### [Work request]
Begin with the first line of the listing and quote every line through the one containing "Metric: env-steps/sec (higher is better)"; give only those lines.

########

# leonzheng2/Safe-Exploration-with-Simulator-in-RL-algorithms

Hardware: AMD Instinct MI355X
Metric: env-steps/sec (higher is better)
Workload: dtype f64; 1 GPU; ARS V2 iteration, 3-segment swimmer, 512 directions/GPU x 2 rollouts x H=1000 (BASELINE configs[2] per GPU); directions_total=512, directions_per_gpu=512, horizon=1000, segments=3, trajectory_capture=True, full_covariance=True, parallelism=directions sharded over 1 GPU(s), 1 all-gather/iteration, ranks_seen=1

## Files before the change

include/swimmer_hip.h:

```cpp
#ifndef SWIMMER_HIP_H
#define SWIMMER_HIP_H

#include <stdint.h>

#ifdef __cplusplus
extern "C" {
#endif

#define SW_ABI_VERSION 3
#define SW_MAX_SEGMENTS 8

#define SW_OK 0
#define SW_ERR_NULL 1
#define SW_ERR_SEGMENTS 2
#define SW_ERR_SIZE 3
#define SW_ERR_PARAM 4
#define SW_ERR_LAUNCH 5

#define SW_STATUS_OK 0
#define SW_STATUS_SINGULAR 1
#define SW_STATUS_NONFINITE 2
#define SW_STATUS_RANGE 4
#define SW_STATUS_PARAM 8

#define SW_FLAG_ROLLOUT_LANE 1
#define SW_FLAG_ROLLOUT_QUAD 2

#define SW_FLAG_CAPTURE_SPLIT 8
#define SW_FLAG_CAPTURE_PACKED_V1 16
#define SW_FLAG_CAPTURE_LEAN_V1 128

#define SW_FLAG_MODEL_TWIN 4

typedef struct sw_params {
    int32_t n;
    int32_t flags;
    double l_i;
    double m_i;
    double k;
    double h;
    double dir_x;
    double dir_y;
} sw_params;

int sw_abi_version(void);
// ... 229 lines not shown
```

safe-exploration-with-simulator-in-rl-algorithms_amd/_build.py:

```python
import os
import shutil
import subprocess
import tempfile
from concurrent.futures import ThreadPoolExecutor

_HERE = os.path.dirname(os.path.abspath(__file__))
CSRC = os.path.join(_HERE, "csrc")
LIB_PATH = os.environ.get("SWIMMER_HIP_LIB") or os.path.join(CSRC, "libswimmer_hip.so")
OBJ_DIR = LIB_PATH + ".obj"
SOURCES = ["swimmer_kernels.hip", "swimmer_abi.hip", "swimmer_cacla.hip", "swimmer_lqr.hip", "swimmer_cacla_safe.hip",
           "swimmer_cacla_ensemble.hip", "swimmer_rlglue_ars.hip", "swimmer_safe_ars_ensemble.hip", "direct_comm.cpp",
           "host_rng.cpp"]
FAMILIES = ["swimmer_rollout_row.hip", "swimmer_rollout_n3.hip", "swimmer_rollout_lane.hip",
            "swimmer_rollout_safe_multi.hip", "swimmer_step.hip", "swimmer_cov.hip", "swimmer_update.hip"]
HOST_ONLY = {"host_rng.cpp"}
HEADERS = ["rlglue_env.cpp", os.path.join("..", "..", "include", "rlglue_swimmer.h"),
           "swimmer_launch.h", "swimmer_cov.h", "swimmer_device.h", "swimmer_rollout_lane.inc",
           "swimmer_rollout_quad3.inc", "swimmer_rollout_oct3.inc", "swimmer_rollout_octp3.inc",
           "swimmer_rollout_row.inc", "swimmer_rollout_multi.inc", "swimmer_rollout_safe_oct3.inc",
           "swimmer_rollout_safe_lane.inc", "swimmer_rollout_safe_multi.inc", "swimmer_update.inc", "swimmer_quad3.h",
           "swimmer_oct3.h", "swimmer_row.h", "swimmer_row_fused.h", "swimmer_twin.h", "swimmer_cacla_learner.h",
           "swimmer_cacla_gated.h", os.path.join("..", "..", "include", "swimmer_hip.h")] + FAMILIES
HIPCC_FLAGS = ["-O3", "--offload-arch=gfx950", "-std=c++17", "-fPIC"] + os.environ.get("SWIMMER_HIPCC_EXTRA", "").split()
HOST_FLAGS = ["-O3", "-std=c++17", "-fPIC"]
LINK_LIBS = ["-ldl"]
LLVM = "/opt/rocm/lib/llvm/bin"


def _hipcc():
    exe = shutil.which("hipcc") or "/opt/rocm/bin/hipcc"
    if not os.path.exists(exe):
        raise RuntimeError("hipcc not found: the swimmer HIP library cannot be built")
    return exe
# ... 79 lines not shown
```

safe-exploration-with-simulator-in-rl-algorithms_amd/_lib.py:

```python
import ctypes
import os

import numpy as np
import torch

from . import _build

ABI_VERSION = 3
MAX_SEGMENTS = 8

ERR_NAMES = {0: "SW_OK", 1: "SW_ERR_NULL", 2: "SW_ERR_SEGMENTS", 3: "SW_ERR_SIZE",
             4: "SW_ERR_PARAM", 5: "SW_ERR_LAUNCH"}
STATUS_SINGULAR = 1
STATUS_NONFINITE = 2
STATUS_RANGE = 4
STATUS_PARAM = 8
FLAG_ROLLOUT_LANE = 1
FLAG_ROLLOUT_QUAD = 2
FLAG_MODEL_TWIN = 4
FLAG_CAPTURE_SPLIT = 8
FLAG_CAPTURE_PACKED_V1 = 16
FLAG_CAPTURE_LEAN_V1 = 128
COST_ABS_OBS = 0
COST_MAX_ABS_THETADOT = 1


class SwParams(ctypes.Structure):
    _fields_ = [("n", ctypes.c_int32), ("flags", ctypes.c_int32), ("l_i", ctypes.c_double),
                ("m_i", ctypes.c_double), ("k", ctypes.c_double), ("h", ctypes.c_double),
                ("dir_x", ctypes.c_double), ("dir_y", ctypes.c_double)]

    @classmethod
    def make(cls, n=3, l_i=1.0, m_i=1.0, k=10.0, h=1e-3, direction=(1.0, 0.0), flags=0):
        return cls(int(n), int(flags), float(l_i), float(m_i), float(k), float(h),
                   float(direction[0]), float(direction[1]))

    @property
    def d(self):
        return 2 * self.n + 2

    @property
    def m(self):
        return self.n - 1


class SwimmerHipError(RuntimeError):
    pass


def kernel_flags(name):
    try:
        return {"auto": 0, "lane": FLAG_ROLLOUT_LANE, "quad": FLAG_ROLLOUT_QUAD, "split": FLAG_CAPTURE_SPLIT,
                "packed_v1": FLAG_CAPTURE_PACKED_V1, "lean_v1": FLAG_CAPTURE_LEAN_V1}[name]
    except KeyError:
        raise SwimmerHipError("rollout kernel must be 'auto', 'lane', 'quad', 'split', 'packed_v1' or 'lean_v1', "
                              f"not {name!r}")


_lib = None

_PROTOTYPES = {
    "sw_abi_version": (ctypes.c_int, []),
    "sw_max_segments": (ctypes.c_int, []),
    "sw_strerror": (ctypes.c_char_p, [ctypes.c_int]),
    "sw_moments_blocks": (ctypes.c_int64, [ctypes.c_int64]),
    "sw_reset_f64": (ctypes.c_int, [ctypes.c_void_p, ctypes.c_int64, ctypes.c_void_p,
                                    ctypes.c_void_p]),
    "sw_step_f64": (ctypes.c_int, [ctypes.c_void_p, ctypes.c_int64] + [ctypes.c_void_p] * 6),
    "sw_step_residual_f64": (ctypes.c_int, [ctypes.c_void_p, ctypes.c_int64] + [ctypes.c_void_p] * 5),
    "sw_step_residual_blocks": (ctypes.c_int64, [ctypes.c_int64]),
    "sw_step_residual_pop_f64": (ctypes.c_int, [ctypes.c_void_p, ctypes.c_int64, ctypes.c_void_p, ctypes.c_int64]
# ... 208 lines not shown
```

safe-exploration-with-simulator-in-rl-algorithms_amd/csrc/swimmer_launch.h:

```cpp
#pragma once
#include <hip/hip_runtime.h>
#include <math.h>
#include <stdint.h>
#include <climits>
#include <cstdlib>
#include <type_traits>
#include <utility>

#include "../../include/swimmer_hip.h"
#include "swimmer_device.h"
#include "swimmer_twin.h"
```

########

### [Result of the exercise]
# leonzheng2/Safe-Exploration-with-Simulator-in-RL-algorithms

Hardware: AMD Instinct MI355X
Metric: env-steps/sec (higher is better)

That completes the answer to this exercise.